Top of Available data
+__device__ __forceinline__ uint4 bn_bwd_dz8(const uint4 &graw, const uint4 &zraw, int nv, float sc, float s1, float s2)
+{
+    float d[8], zf[8];
+    unpack8(graw, d);
+    unpack8h(zraw, zf);
+#pragma unroll
+    for (int e = 0; e < 8; ++e) d[e] = e < nv ? sc * (d[e] - s1 - zf[e] * s2) : 0.f;
+    return pack8(d);
+}
+
+struct TmaApplyLoader : TmaFeatLoader {
+    static constexpr bool CONVERT = true;
+    RowMapTC rm;
+    __nv_bfloat16 *dz;
+    const __nv_bfloat16 *z;
+    int C;
+    int64_t ld;
+    const float *scale;
+    const float *sbar;
+    __device__ __forceinline__ void resolve(int64_t r) { rm.resolve(r); }
+    __device__ __forceinline__ void load_z(int64_t tile, int kc, int lt, uint4 (&zr)[8]) const
+    {
+        const int ch = kc * KC + (lt & 63);
+        const uint4 *p = reinterpret_cast<const uint4 *>(z + (int64_t)ch * ld + tile * R + (lt >> 6) * 64);
+#pragma unroll
+        for (int g = 0; g < 8; ++g) zr[g] = ch < C ? __ldg(p + g) : make_uint4(0u, 0u, 0u, 0u);
+    }
+    __device__ __forceinline__ void prefetch_z(int64_t tile, int kc, int lt) const
+    {
+        const int ch = kc * KC + (lt & 63);
+        if (ch < C) asm volatile("prefetch.global.L2 [%0];" ::"l"(z + (int64_t)ch * ld + tile * R + (lt >> 6) * 64));
+    }
+    __device__ __forceinline__ void convert(uint8_t *B, int64_t tile, int kc, int lt, const uint4 (&zr)[8], bool store) const
+    {
+        const int cl = lt & 63, ch = kc * KC + cl;
+        if (ch >= C) return;
+        const int64_t r0 = tile * R + (lt >> 6) * 64;
+        const unsigned nv64 = rm.valid64(r0);
+        const float sc = scale[ch], s1 = sbar[ch], s2 = sbar[C + ch];
+        uint8_t *line = B + (lt >> 6) * (64 * LINE_BYTES);
+        uint4 *gp = reinterpret_cast<uint4 *>(dz + (int64_t)ch * ld + r0);
+#pragma unroll
+        for (int g = 0; g < 8; ++g) {
+            uint4 *q = reinterpret_cast<uint4 *>(line + line_chunk_off(cl, g));
+            const int nv = (int)((nv64 >> (4 * g)) & 15u);
+            const uint4 v = nv == 0 ? make_uint4(0u, 0u, 0u, 0u) : bn_bwd_dz8(*q, zr[g], nv, sc, s1, s2);
+            *q = v;
+            if (store) gp[g] = v;
+        }
+    }
+};
+
+template <class BL, class = void>
+struct LoaderConverts { static constexpr bool value = false; };
+template <class BL>
+struct LoaderConverts<BL, decltype((void)BL::CONVERT)> { static constexpr bool value = BL::CONVERT; };
 
 struct EpCtx {
     uint8_t *stage;
@@ -976,7 +1034,11 @@
 template <class BL>
 struct LoaderGroupsWide<BL, decltype((void)BL::PIPE_GROUPS)> { static constexpr int value = BL::PIPELINED ? BL::PIPE_GROUPS : 1; };
 template <class BL>
-constexpr int gemm_threads() { return BL::USES_TMA ? NT_TMA : (BL::WIDE ? NT_WIDE + (LoaderGroupsWide<BL>::value - 1) * NUM_LOAD : NT); }
+constexpr int gemm_threads()
+{
+    return BL::USES_TMA ? NT_TMA + (LoaderConverts<BL>::value ? NUM_LOAD : 0)
+                        : (BL::WIDE ? NT_WIDE + (LoaderGroupsWide<BL>::value - 1) * NUM_LOAD : NT);
+}
 
 template <int MT, class BL, class EP>
 __global__ void __launch_bounds__(gemm_threads<BL>(), 1)
@@ -985,6 +1047,8 @@
 {
     constexpr bool TMA = BL::USES_TMA;
     constexpr bool WIDE = BL::WIDE;
+    constexpr bool CONV = LoaderConverts<BL>::value;
+    constexpr int CONV_T0 = NT_TMA;
     static_assert(!TMA || WIDE, "TMA-fed kernels use the wide layout");
     constexpr int EPI_GROUPS = WIDE ? 2 : 1;
     constexpr int EPI_WARPS = EPI_GROUPS * (NUM_EPI / 32);
@@ -999,7 +1063,9 @@
     uint64_t *tfull = empty + P::STAGES;
     uint64_t *tempty = tfull + 2;
     uint64_t *ebar = tempty + 2;
-    uint32_t *tmem_holder = reinterpret_cast<uint32_t *>(ebar + EPI_WARPS);
+    uint64_t *xland = ebar + EPI_WARPS;
+    uint32_t *tmem_holder = reinterpret_cast<uint32_t *>(xland + (CONV ? P::STAGES : 0));
+    static_assert(((CONV ? 3 : 2) * P::STAGES + 4 + EPI_WARPS) * 8 + 4 <= 256, "barrier area");
 
     const int tid = threadIdx.x, warp = tid >> 5, lane = tid & 31;
     const int mg = blockIdx.y;
@@ -1011,8 +1077,9 @@
 
     if (tid == 0) {
         for (int s = 0; s < P::STAGES; ++s) {
-            mbar_init(&full[s], TMA ? 1 : NLOAD);
+            mbar_init(&full[s], TMA ? 1 + (CONV ? NUM_LOAD : 0) : NLOAD);
             mbar_init(&empty[s], 1);
+            if (CONV) mbar_init(&xland[s], 1);
         }
         for (int a = 0; a < 2; ++a) {
             mbar_init(&tfull[a], 1);
@@ -1040,9 +1107,29 @@
                         uint8_t *B = A + P::A_BYTES;
                         mbar_expect_tx(&full[s], P::A_BYTES);
                         bulk_g2s(A, gp.a_packed + ((int64_t)mg * gp.num_kc + kc) * P::A_BYTES, P::A_BYTES, &full[s]);
-                        bl.produce_tma(B, tile, kc, &tmap, &full[s]);
+                        bl.produce_tma(B, tile, kc, &tmap, CONV ? &xland[s] : &full[s]);
                         mbar_arrive(&full[s]);
+                        if (CONV) mbar_arrive(&xland[s]);
                     }
+                }
+            }
+        }
+    } else if (CONV && tid >= CONV_T0) {
+        if constexpr (CONV) {
+            const int lt = tid - CONV_T0;
+            uint32_t it = 0;
+            for (int64_t tile = blockIdx.x; tile < num_tiles; tile += gridDim.x) {
+                for (int kc = 0; kc < gp.num_kc; ++kc, ++it) {
+                    const int s = it % P::STAGES;
+                    const uint32_t ph = (it / P::STAGES) & 1u;
+                    uint4 zr[8];
+                    bl.load_z(tile, kc, lt, zr);
+                    if (kc + 1 < gp.num_kc) bl.prefetch_z(tile, kc + 1, lt);
+                    else if (tile + gridDim.x < num_tiles) bl.prefetch_z(tile + gridDim.x, 0, lt);
+                    mbar_wait(&xland[s], ph);
+                    bl.convert(smem + s * P::STAGE_BYTES + P::A_BYTES, tile, kc, lt, zr, mg == 0);
+                    fence_proxy_async_smem();
+                    mbar_arrive(&full[s]);
                 }
             }
         }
Bottom of Available data
Taking the entries from their first line through the line with "void resolve(int64_t r)", inclusive, restate each line word for word and give nothing else.

Your solution:
+__device__ __forceinline__ uint4 bn_bwd_dz8(const uint4 &graw, const uint4 &zraw, int nv, float sc, float s1, float s2)
+{
+    float d[8], zf[8];
+    unpack8(graw, d);
+    unpack8h(zraw, zf);
+#pragma unroll
+    for (int e = 0; e < 8; ++e) d[e] = e < nv ? sc * (d[e] - s1 - zf[e] * s2) : 0.f;
+    return pack8(d);
+}
+
+struct TmaApplyLoader : TmaFeatLoader {
+    static constexpr bool CONVERT = true;
+    RowMapTC rm;
+    __nv_bfloat16 *dz;
+    const __nv_bfloat16 *z;
+    int C;
+    int64_t ld;
+    const float *scale;
+    const float *sbar;
+    __device__ __forceinline__ void resolve(int64_t r) { rm.resolve(r); }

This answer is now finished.